House debates
Monday, 12 February 2007
Questions without Notice
Iraq
2:09 pm
John Howard (Bennelong, Liberal Party, Prime Minister) Share this | Hansard source
I can answer by referring to numerous occasions when the current President of the United States has been attacked personally by members who sit opposite, and then in their next breath they have said that some of their best friends are Republicans. I was not generically attacking the Democrats but, the last time I checked, Senator Obama was a member of the Democratic Party of the United States. I say to those who sit opposite: apparently it is all right for those who sit opposite to attack the Bush administration; apparently it is all right for the Leader of the Opposition to hold out to the Australian public that he would serve as foreign minister under a Labor Prime Minister in Mark Latham, who attacked not only George Bush’s policies on Iraq but also his character and his competence.
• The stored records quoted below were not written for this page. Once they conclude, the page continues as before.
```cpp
int cumf::plan_lists(const cumf_plan_t* p, PlanLists* out, hipStream_t stream, bool need_tiles) {
  const size_t tile_bytes = (size_t)p->nb * (p->nb + 1) / 2 * 256 * sizeof(float);
  float* part2 = nullptr;
  long rows = 0;
  if (need_tiles && p->n_witems > 0) {
    static const double cap_gb = getenv("CUMF_ALS_TILE_BUFFER_GB") ? atof(getenv("CUMF_ALS_TILE_BUFFER_GB")) : 48.0;
    size_t cap = (size_t)(cap_gb * (double)(1ull << 30));
    size_t free_b = 0, total_b = 0;
    if (hipMemGetInfo(&free_b, &total_b) == hipSuccess) {
      const size_t mine = scratch_capacity(stream, kScratchTiles);
      cap = std::min(cap, (free_b + mine) / 2);
    }
    if (cap < ((size_t)2 << 30)) cap = (size_t)2 << 30;
    rows = (long)std::min<size_t>((size_t)p->n_witems, cap / tile_bytes);
    if (rows < 1) rows = 1;
    void* q = nullptr;
    const int rc = scratch_get(stream, kScratchTiles, (size_t)rows * tile_bytes, &q);
    if (rc) return rc;
    part2 = static_cast<float*>(q);
  }
  *out = PlanLists{p->n_items,  p->n_mrows, p->n_citems, p->n_witems, p->d_c_row,    p->d_c_len,  p->d_c_slot,
                   p->d_c_rowlen, p->d_c_begin, p->d_w_row,  p->d_w_len,  p->d_w_rowlen, p->d_w_begin, part2,
                   rows,          p->plan_nnz > 0 ? (double)p->chunk_nnz / (double)p->plan_nnz : 0.0, p->n_short};
  return 0;
}

PlanFacts cumf::plan_facts(const cumf_plan_t* p) {
  return PlanFacts{p->nb, p->n_mrows, p->n_citems, p->n_witems,
                   p->plan_nnz > 0 ? (double)p->chunk_nnz / (double)p->plan_nnz : 0.0, p->n_short, p->gather_rows};
}
```

cumf_als_amd/csrc/als_route.cpp:

```cpp
#include <cstdlib>

#include "als_internal.h"
#include "cumf_als_capi.h"

namespace cumf {

namespace {
int g_gram_mode = -1;
int g_presplit_mode = -2;
}

void set_gram_mode(int mode) { g_gram_mode = (mode == kGramExact || mode == kGramFast) ? mode : kGramAuto; }
void set_presplit_mode(int mode) { g_presplit_mode = mode; }

Switches switches() {
  if (g_gram_mode < 0) {
    const char* e = getenv("CUMF_ALS_GRAM");
    g_gram_mode = (e && (e[0] == 'e' || e[0] == 'E')) ? kGramExact : (e && (e[0] == 'f' || e[0] == 'F')) ? kGramFast : kGramAuto;
  }
  if (g_presplit_mode == -2) {
    const char* e = getenv("CUMF_ALS_PRESPLIT");
    g_presplit_mode = (e && e[0] == '0') ? CUMF_PRESPLIT_OFF : (e && e[0] == '1') ? CUMF_PRESPLIT_ON
                      : (e && e[0] == '2') ? CUMF_PRESPLIT_VERIFY : CUMF_PRESPLIT_AUTO;
  }
  static const double presplit_mb = getenv("CUMF_ALS_PRESPLIT_MB") ? atof(getenv("CUMF_ALS_PRESPLIT_MB")) : 64.0;
  static const bool splitpk = !(getenv("CUMF_ALS_SPLITPK") && *getenv("CUMF_ALS_SPLITPK") == '0');
  static const bool short_cg = !getenv("CUMF_ALS_SHORT_CG") || atoi(getenv("CUMF_ALS_SHORT_CG")) != 0;
  const char* lu_exact = getenv("CUMF_ALS_LU_EXACT");
  return Switches{g_gram_mode,
                  g_presplit_mode,
                  presplit_mb,
                  splitpk,
                  short_cg,
                  !getenv("CUMF_ALS_NO_BATCHED"),
                  !getenv("CUMF_ALS_NO_WAVE_SOLVE"),
                  lu_exact && atoi(lu_exact) != 0};
}

static bool presplit_wanted(int f, long gather_rows, const Switches& sw) {
  if (sw.presplit == CUMF_PRESPLIT_OFF || sw.gram != kGramAuto || !presplit_supported(f) || gather_rows <= 0) return false;
  if (sw.presplit == CUMF_PRESPLIT_ON || sw.presplit == CUMF_PRESPLIT_VERIFY) return true;
  return presplit_pays_any_size(f) || (presplit_pays(f) && (double)gather_rows * presplit_pitch(f) <= sw.presplit_mb * 1048576.0);
}

Route route_for(int f, int mode, const PlanFacts& p, const Switches& sw) {
  Route r{};
  const int nb = nb_for_f(f);
  const bool wave_gram = sw.gram != kGramExact;
  if (f > kMaxF)
    r.path = mode == kModeMaterialize ? kPathGeneric : kPathNone;
  else if (wave_gram && nb >= 2 && nb <= kMaxWaveNB)
    r.path = kPathOneWave;
  else if (wave_gram && sw.batched && nb > kMaxWaveNB)
    r.path = kPathTwoWave;
  else
    r.path = (mode == kModeMaterialize || fused_supported(f, mode)) ? kPathWorkgroup : kPathNone;
  const bool one = r.path == kPathOneWave, wave = one || r.path == kPathTwoWave;

  r.arith = kArithSplit3;
  if (wave && mode != kModeMaterialize) {
    if (sw.gram == kGramFast) {
      r.table = kTableF16Words;
      r.arith = kArithFast;
    } else if (presplit_wanted(f, p.gather_rows, sw)) {
      r.table = kTablePlanes;
      r.arith = (one && sw.presplit != CUMF_PRESPLIT_VERIFY) ? kArithPrePk : kArithPre;
    } else if (one && sw.splitpk && (f & 15) == 0 && sw.presplit != CUMF_PRESPLIT_OFF &&
               sw.presplit != CUMF_PRESPLIT_VERIFY) {
      r.arith = kArithSplitPk;
    }
  }
  r.fc = (one && f == 100) ? 100 : 0;

  r.chunked = (wave && mode == kModeCG && sw.wave_solve && (one || f > kVecLd)) ? kSolveWaveCG : kSolveReduce;
  r.whole = (r.path == kPathTwoWave && mode != kModeCG && !(mode == kModeLU && nb <= kMaxFusedLuWaveNB)) ? kSolveTileBuffer
                                                                                                          : kSolveInKernel;
  r.chunk_first = one && mode == kModeLU && p.n_mrows > 0 && p.n_citems > 0 && p.n_witems > 0 && p.chunk_share < 0.25;
  r.n_short = (one && mode == kModeCG && sw.short_cg && short_cg_available(f)) ? p.n_short : 0;
  r.sse = wave && mode != kModeMaterialize &&
          (p.n_mrows == 0 || r.chunked == kSolveWaveCG || (mode == kModeLU && nb >= 7));
  return r;
}

}
```

Before: 12.26 billion ratings/s.

## Solve short rows via dual n×n system instead of f×f normal equations

```diff
diff --git a/cumf_als_amd/csrc/als_dual.hip b/cumf_als_amd/csrc/als_dual.hip
--- /dev/null
+++ b/cumf_als_amd/csrc/als_dual.hip
@@ -0,0 +1,159 @@
+#include <hip/hip_runtime.h>
+
+#define CUMF_WAVE_NB 8
+#define CUMF_WAVE_PART 2
+#include "als_wave.hip"
+
+namespace cumf {
+
+namespace {
+
+constexpr int kDualVec = 128;
+template <int NBD>
+__host__ __device__ constexpr int dual_lds_floats() { return wave_lu_lds_floats<NBD>(16 * NBD - 1) + kDualVec; }
+
+typedef __attribute__((address_space(1))) const u32x4 g_u32x4;
+typedef __attribute__((address_space(1))) const u32x2 g_u32x2;
+typedef __attribute__((address_space(1))) const f32x2 g_f32x2;
+typedef __attribute__((address_space(1))) const float g_float;
+template <class T>
+__device__ __forceinline__ T* as_global(const void* p) { return reinterpret_cast<T*>(reinterpret_cast<unsigned long long>(p)); }
+
+template <int NBD, bool PRE>
+__global__ __launch_bounds__(64, 3) void als_dual_kernel(const KernelArgs a) {
+  extern __shared__ __attribute__((aligned(16))) float smem[];
+  constexpr int NT = NBD * (NBD + 1) / 2;
+  const int lane = threadIdx.x, c = lane & 15, g = lane >> 4;
+  const int item = blockIdx.x;
+  const int row = a.item_row[item];
+  const long long begin = a.item_begin[item];
+  const int n = a.item_len[item];
+  const int f = a.f;
+  float* xg = a.update + (size_t)row * f;
+  if (n <= 0) {
+    const float nan = __builtin_nanf("");
+    if (lane < f) xg[lane] = nan;
+    if (lane + 64 < f) xg[lane + 64] = nan;
+    return;
+  }
+  const int fsys = n < 16 * (NBD - 1) ? 16 * (NBD - 1) : n;
+  float* vec = smem + wave_lu_lds_floats<NBD>(16 * NBD - 1);
+  vec[lane] = lane < n ? a.val[begin + lane] : 0.f;
+  vec[lane + 64] = lane + 64 < n ? a.val[begin + lane + 64] : 0.f;
+
+  const char* trow[NBD];
+#pragma unroll
+  for (int I = 0; I < NBD; ++I) {
+    const int i = 16 * I + c;
+    const int j = i < n ? a.colidx[begin + i] : -1;
+    const char* base = PRE ? reinterpret_cast<const char*>(a.gather) + (size_t)j * a.pre_pitch
+                           : reinterpret_cast<const char*>(a.gather_f32 + (size_t)j * f);
+    trow[I] = j >= 0 ? base : nullptr;
+  }
+
+  f32x4 acc[NT];
+#pragma unroll
+  for (int t = 0; t < NT; ++t) acc[t] = f32x4{0.f, 0.f, 0.f, 0.f};
+
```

When the Leader of the Opposition was asked in February 2003 whether he agreed with what Mark Latham had to say, he said, ‘It was an exercise in free speech.’ Yet this morning on national television the Leader of the Opposition said, ‘I had a little word to him privately to let him know what I really thought.’ That is not good enough—what is sauce for the goose is sauce for the gander. The reality is that the Labor Party and the Leader of the Opposition are being two-faced on this issue. It is all right to attack Bush and when it suits you the Republicans, but, if I say anything critical of somebody on the other side of politics, I am interfering in American domestic politics. I am doing nothing of the kind and I do not retract anything I have said.